Load data from Azure Data Lake Store to SQL Data Warehouse

Use PolyBase external tables to load data from Azure Data Lake Store into Azure SQL Data Warehouse. Although you can run adhoc queries on data stored in ADLS, we recommend importing the data into the SQL Data Warehouse for best performance.

  • Create database objects required to load from Azure Data Lake Store.
  • Connect to an Azure Data Lake Store Directory.
  • Load data into Azure SQL Data Warehouse.

If you don't have an Azure subscription, create a free account before you begin.

Before you begin

Before you begin this tutorial, download and install the newest version of SQL Server Management Studio (SSMS).

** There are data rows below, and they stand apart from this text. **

+    const int oy = at.py0 + py, ox = at.px0 + pcol;
+    if (oy >= p.hp || ox >= p.wp) return;
+    float v0 = m0 * ws2a + bias2a;
+    float v1 = m1 * ws2b + bias2b;
+    v0 = v0 > 0.f ? v0 : 0.f;
+    v1 = v1 > 0.f ? v1 : 0.f;
+    const long pixel = ((long)at.ni * p.hp + oy) * p.wp + ox;
+    if (p.out_fmt == 1) {
+      unsigned hu, lu;
+      split2(v0, v1, hu, lu);
+      char* ob = reinterpret_cast<char*>(p.out) + pixel * p.out_ld * 4 + split_chan_off(pc2);
+      *reinterpret_cast<unsigned*>(ob) = hu;
+      *reinterpret_cast<unsigned*>(ob + 64) = lu;
+      if constexpr (HAS_C1) {
+        const int pp = py * PW + pcol;
+        const int q = (pc2 & 31) >> 3, sw = swz1(pp);
+        char* trow = c1in + pp * 256 + (pc2 >> 5) * 128 + (pc2 & 7) * 2;
+        *reinterpret_cast<unsigned*>(trow + ((q ^ sw) << 4)) = hu;
+        *reinterpret_cast<unsigned*>(trow + (((4 + q) ^ sw) << 4)) = lu;
+      }
+    } else {
+      *reinterpret_cast<f32x2*>(p.out + pixel * p.out_ld + pc2) = f32x2{v0, v1};
+    }
+  };
+  f32x2 carry[2];
+  auto hmax = [&](const float* rowp) {
+    const f32x2 a = *reinterpret_cast<const f32x2*>(rowp);
+    const f32x2 b = *reinterpret_cast<const f32x2*>(rowp + SPITCH);
+    const f32x2 c = *reinterpret_cast<const f32x2*>(rowp + 2 * SPITCH);
+    return f32x2{fmaxf(fmaxf(a[0], b[0]), c[0]), fmaxf(fmaxf(a[1], b[1]), c[1])};
+  };
+  auto pool_first = [&](const PatchAt& at) {
+#pragma unroll
+    for (int j = 0; j < 2; ++j) {
+      const int pcol = pcol0 + (PW / 2) * j;
+      const float* sp = stage + (2 * pcol) * SPITCH + pc2;
+      f32x2 rm[SROW];
+#pragma unroll
+      for (int si = 0; si < SROW; ++si) rm[si] = hmax(sp + (si * SW) * SPITCH);
+#pragma unroll
+      for (int py = 0; py < SROW / 2; ++py)
+        emit(at, py, pcol, fmaxf(fmaxf(rm[2 * py][0], rm[2 * py + 1][0]), rm[2 * py + 2][0]),
+             fmaxf(fmaxf(rm[2 * py][1], rm[2 * py + 1][1]), rm[2 * py + 2][1]));
+      carry[j] = rm[SROW - 1];
+    }
+  };
+  auto pool_second = [&](const PatchAt& at, int buf) {
+#pragma unroll
+    for (int j = 0; j < 2; ++j) {
+      const int pcol = pcol0 + (PW / 2) * j;
       const float* sp = stage + (2 * pcol) * SPITCH + pc2;
       f32x2 rm[SH];
-#pragma unroll
-      for (int si = 0; si < SH; ++si) {
-        const f32x2 a = *reinterpret_cast<const f32x2*>(sp + (si * SW) * SPITCH);
-        const f32x2 b = *reinterpret_cast<const f32x2*>(sp + (si * SW + 1) * SPITCH);
-        const f32x2 c = *reinterpret_cast<const f32x2*>(sp + (si * SW + 2) * SPITCH);
-        rm[si][0] = fmaxf(fmaxf(a[0], b[0]), c[0]);
-        rm[si][1] = fmaxf(fmaxf(a[1], b[1]), c[1]);
-      }
-      const int ox = px0 + pcol;
-#pragma unroll
-      for (int py = 0; py < PH; ++py) {
-        const int oy = py0 + py;
-        if (oy >= p.hp || ox >= p.wp) continue;
-        float v0 = fmaxf(fmaxf(rm[2 * py][0], rm[2 * py + 1][0]), rm[2 * py + 2][0]) * ws2a + bias2a;
-        float v1 = fmaxf(fmaxf(rm[2 * py][1], rm[2 * py + 1][1]), rm[2 * py + 2][1]) * ws2b + bias2b;
-        v0 = v0 > 0.f ? v0 : 0.f;
-        v1 = v1 > 0.f ? v1 : 0.f;
-        const long pixel = ((long)ni * p.hp + oy) * p.wp + ox;
-        if (p.out_fmt == 1) {
-          unsigned hu, lu;
-          split2(v0, v1, hu, lu);
-          char* ob = reinterpret_cast<char*>(p.out) + pixel * p.out_ld * 4 + split_chan_off(pc2);
-          *reinterpret_cast<unsigned*>(ob) = hu;
-          *reinterpret_cast<unsigned*>(ob + 64) = lu;
-          if constexpr (HAS_C1) {
-            const int pp = py * PW + pcol;
-            const int q = (pc2 & 31) >> 3, sw = swz1(pp);
-            char* trow = c1in + pp * 256 + (pc2 >> 5) * 128 + (pc2 & 7) * 2;
-            *reinterpret_cast<unsigned*>(trow + ((q ^ sw) << 4)) = hu;
-            *reinterpret_cast<unsigned*>(trow + (((4 + q) ^ sw) << 4)) = lu;
-          }
-        } else {
-          *reinterpret_cast<f32x2*>(p.out + pixel * p.out_ld + pc2) = f32x2{v0, v1};
-        }
-      }
-    }
-    if constexpr (HAS_C1) {
+      rm[SROW - 1] = carry[j];
+      rm[SROW] = hmax(sp + (buf ? NSTEM : SROW * SW) * SPITCH);
+#pragma unroll
+      for (int si = SROW + 1; si < SH; ++si) rm[si] = hmax(sp + (si * SW) * SPITCH);
+#pragma unroll
+      for (int py = SROW / 2; py < PH; ++py)
+        emit(at, py, pcol, fmaxf(fmaxf(rm[2 * py][0], rm[2 * py + 1][0]), rm[2 * py + 2][0]),
+             fmaxf(fmaxf(rm[2 * py][1], rm[2 * py + 1][1]), rm[2 * py + 2][1]));
+    }
+  };
+
+  auto conv1_tile = [&](int rt, const PatchAt& at) {
+    f32x16 acc;
+#pragma unroll
+    for (int e = 0; e < 16; ++e) acc[e] = 0.f;
+    const int pp = rt * 32 + (lane & 31), sw = swz1(pp);
+    const char* arow = c1in + pp * 256;
+#pragma unroll
+    for (int sl = 0; sl < 2; ++sl)
+#pragma unroll
+      for (int sh = 0; sh < 2; ++sh) {
+        const f16x8 bh = c1w[(sl * 2 + sh) * 2], bl = c1w[(sl * 2 + sh) * 2 + 1];
+        const f16x8 ah = *reinterpret_cast<const f16x8*>(arow + sl * 128 + (((2 * sh + half) ^ sw) << 4));
+        const f16x8 al = *reinterpret_cast<const f16x8*>(arow + sl * 128 + (((4 + 2 * sh + half) ^ sw) << 4));
+        acc = __builtin_amdgcn_mfma_f32_32x32x16_f16(bh, al, acc, 0, 0, 0);
+        acc = __builtin_amdgcn_mfma_f32_32x32x16_f16(bl, ah, acc, 0, 0, 0);
+        acc = __builtin_amdgcn_mfma_f32_32x32x16_f16(bh, ah, acc, 0, 0, 0);
+      }
+    const int py = pp / PW, pcol = pp - py * PW;
+    const int oy = at.py0 + py, ox = at.px0 + pcol;
+    if (py >= PH || oy >= p.hp || ox >= p.wp) return;
+    const long pixel = ((long)at.ni * p.hp + oy) * p.wp + ox;
+    char* ob = reinterpret_cast<char*>(p.t1) + pixel * p.t1_ld * 4 + split_chan_off(ct * 32 + 4 * half);
+#pragma unroll
+    for (int g = 0; g < 4; ++g) {
+      unsigned hu0, lu0, hu1, lu1;
+      split2(conv_value_relu(acc[4 * g], c1s[g][0], c1b[g][0]), conv_value_relu(acc[4 * g + 1], c1s[g][1], c1b[g][1]), hu0, lu0);
+      split2(conv_value_relu(acc[4 * g + 2], c1s[g][2], c1b[g][2]), conv_value_relu(acc[4 * g + 3], c1s[g][3], c1b[g][3]), hu1, lu1);
+      *reinterpret_cast<u32x2_t*>(ob + 16 * g) = u32x2_t{hu0, hu1};
+      *reinterpret_cast<u32x2_t*>(ob + 16 * g + 64) = u32x2_t{lu0, lu1};
+    }
+  };
+
+  struct Round {
+    bool have, have_next;
+    int next, buf;
+    PatchAt at;
+  };
+  auto round_of = [&](int i, int patch) {
+    Round r;
+    r.have = patch < p.npatches;
+    r.next = patch + gridDim.x;
+    r.have_next = r.have && r.next < p.npatches;
+    r.buf = i & 1;
+    r.at = patch_at(r.have ? patch : 0);
+    return r;
+  };
+  int patch = blockIdx.x;
+  PatchAt prev = {};
+  if (matrix) {
+    load_filters();
+    lds_barrier();
+    for (int i = 0;; ++i) {
+      const Round r = round_of(i, patch);
+      const PatchAt& at = r.at;
+      const bool interior = at.sy0 >= 0 && at.sy0 + SH <= p.hs && at.sx0 >= 0 && at.sx0 + SW <= p.ws;
+      if (r.have) {
+        first_frag(0, r.buf);
+#pragma unroll
+        for (int k = 0; k < KPG / 2; ++k) stem_tile(k, k + 1 < KPG / 2, at, r.buf, interior);
+      }
+      if constexpr (HAS_C1) {
+        if (i > 0 && wave < 2) conv1_tile(0, prev);
+      }
       lds_barrier();
-      if (c1rt < C1ROWS / 32) {
-        f32x16 acc;
-#pragma unroll
-        for (int e = 0; e < 16; ++e) acc[e] = 0.f;
-        const int row = c1rt * 32 + (lane & 31), sw = swz1(row);
-        const char* arow = c1in + row * 256;
-#pragma unroll
-        for (int sl = 0; sl < 2; ++sl)
-#pragma unroll
-          for (int sh = 0; sh < 2; ++sh) {
-            const f16x8 bh = c1w[(sl * 2 + sh) * 2], bl = c1w[(sl * 2 + sh) * 2 + 1];
-            const f16x8 ah = *reinterpret_cast<const f16x8*>(arow + sl * 128 + (((2 * sh + half) ^ sw) << 4));
-            const f16x8 al = *reinterpret_cast<const f16x8*>(arow + sl * 128 + (((4 + 2 * sh + half) ^ sw) << 4));
-            acc = __builtin_amdgcn_mfma_f32_32x32x16_f16(bh, al, acc, 0, 0, 0);
-            acc = __builtin_amdgcn_mfma_f32_32x32x16_f16(bl, ah, acc, 0, 0, 0);
-            acc = __builtin_amdgcn_mfma_f32_32x32x16_f16(bh, ah, acc, 0, 0, 0);
-          }
-        float* dst = stage + row * CPITCH + c1ct * 32 + 4 * half;
-#pragma unroll
-        for (int g = 0; g < 4; ++g)
-          *reinterpret_cast<f32x4*>(dst + 8 * g) = f32x4{acc[4 * g], acc[4 * g + 1], acc[4 * g + 2], acc[4 * g + 3]};
-      }
+      if (r.have) {
+        first_frag(KPG / 2, r.buf);
+#pragma unroll
+        for (int k = KPG / 2; k < KPG; ++k) stem_tile(k, k + 1 < KPG, at, r.buf, interior);
+      }
+      if constexpr (HAS_C1) {
+        if (i > 0) conv1_tile(1 + (wave >> 1), prev);
+      }
+      if (!r.have) break;
       lds_barrier();
-      {
-        typedef float f32x2 __attribute__((ext_vector_type(2)));
-        const int ox = px0 + pcol;
-        f32x2 cv[PH];
-#pragma unroll
-        for (int py = 0; py < PH; ++py) cv[py] = *reinterpret_cast<const f32x2*>(stage + (py * PW + pcol) * CPITCH + pc2);
-#pragma unroll
-        for (int py = 0; py < PH; ++py) {
-          const int oy = py0 + py;
-          if (oy >= p.hp || ox >= p.wp) continue;
-          const float x0 = conv_value_relu(cv[py][0], ws1a, b1a), x1 = conv_value_relu(cv[py][1], ws1b, b1b);
-          unsigned hu, lu;
-          split2(x0, x1, hu, lu);
-          const long pixel = ((long)ni * p.hp + oy) * p.wp + ox;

To run this tutorial, you need:

Note

You need the client ID, Key, and OAuth2.0 Token Endpoint Value of your Active Directory Application to connect to your Azure Data Lake from SQL Data Warehouse. Details for how to get these values are in the link above. For Azure Active Directory App Registration use the Application ID as the Client ID.

Create a credential

To access your Azure Data Lake Store, you will need to create a Database Master Key to encrypt your credential secret used in the next step. You then create a Database Scoped Credential, which stores the service principal credentials set up in AAD. For those of you who have used PolyBase to connect to Windows Azure Storage Blobs, note that the credential syntax is different.

To connect to Azure Data Lake Store, you must first create an Azure Active Directory Application, create an access key, and grant the application access to the Azure Data Lake resource. For instructions, see Authenticate to Azure Data Lake Store Using Active Directory.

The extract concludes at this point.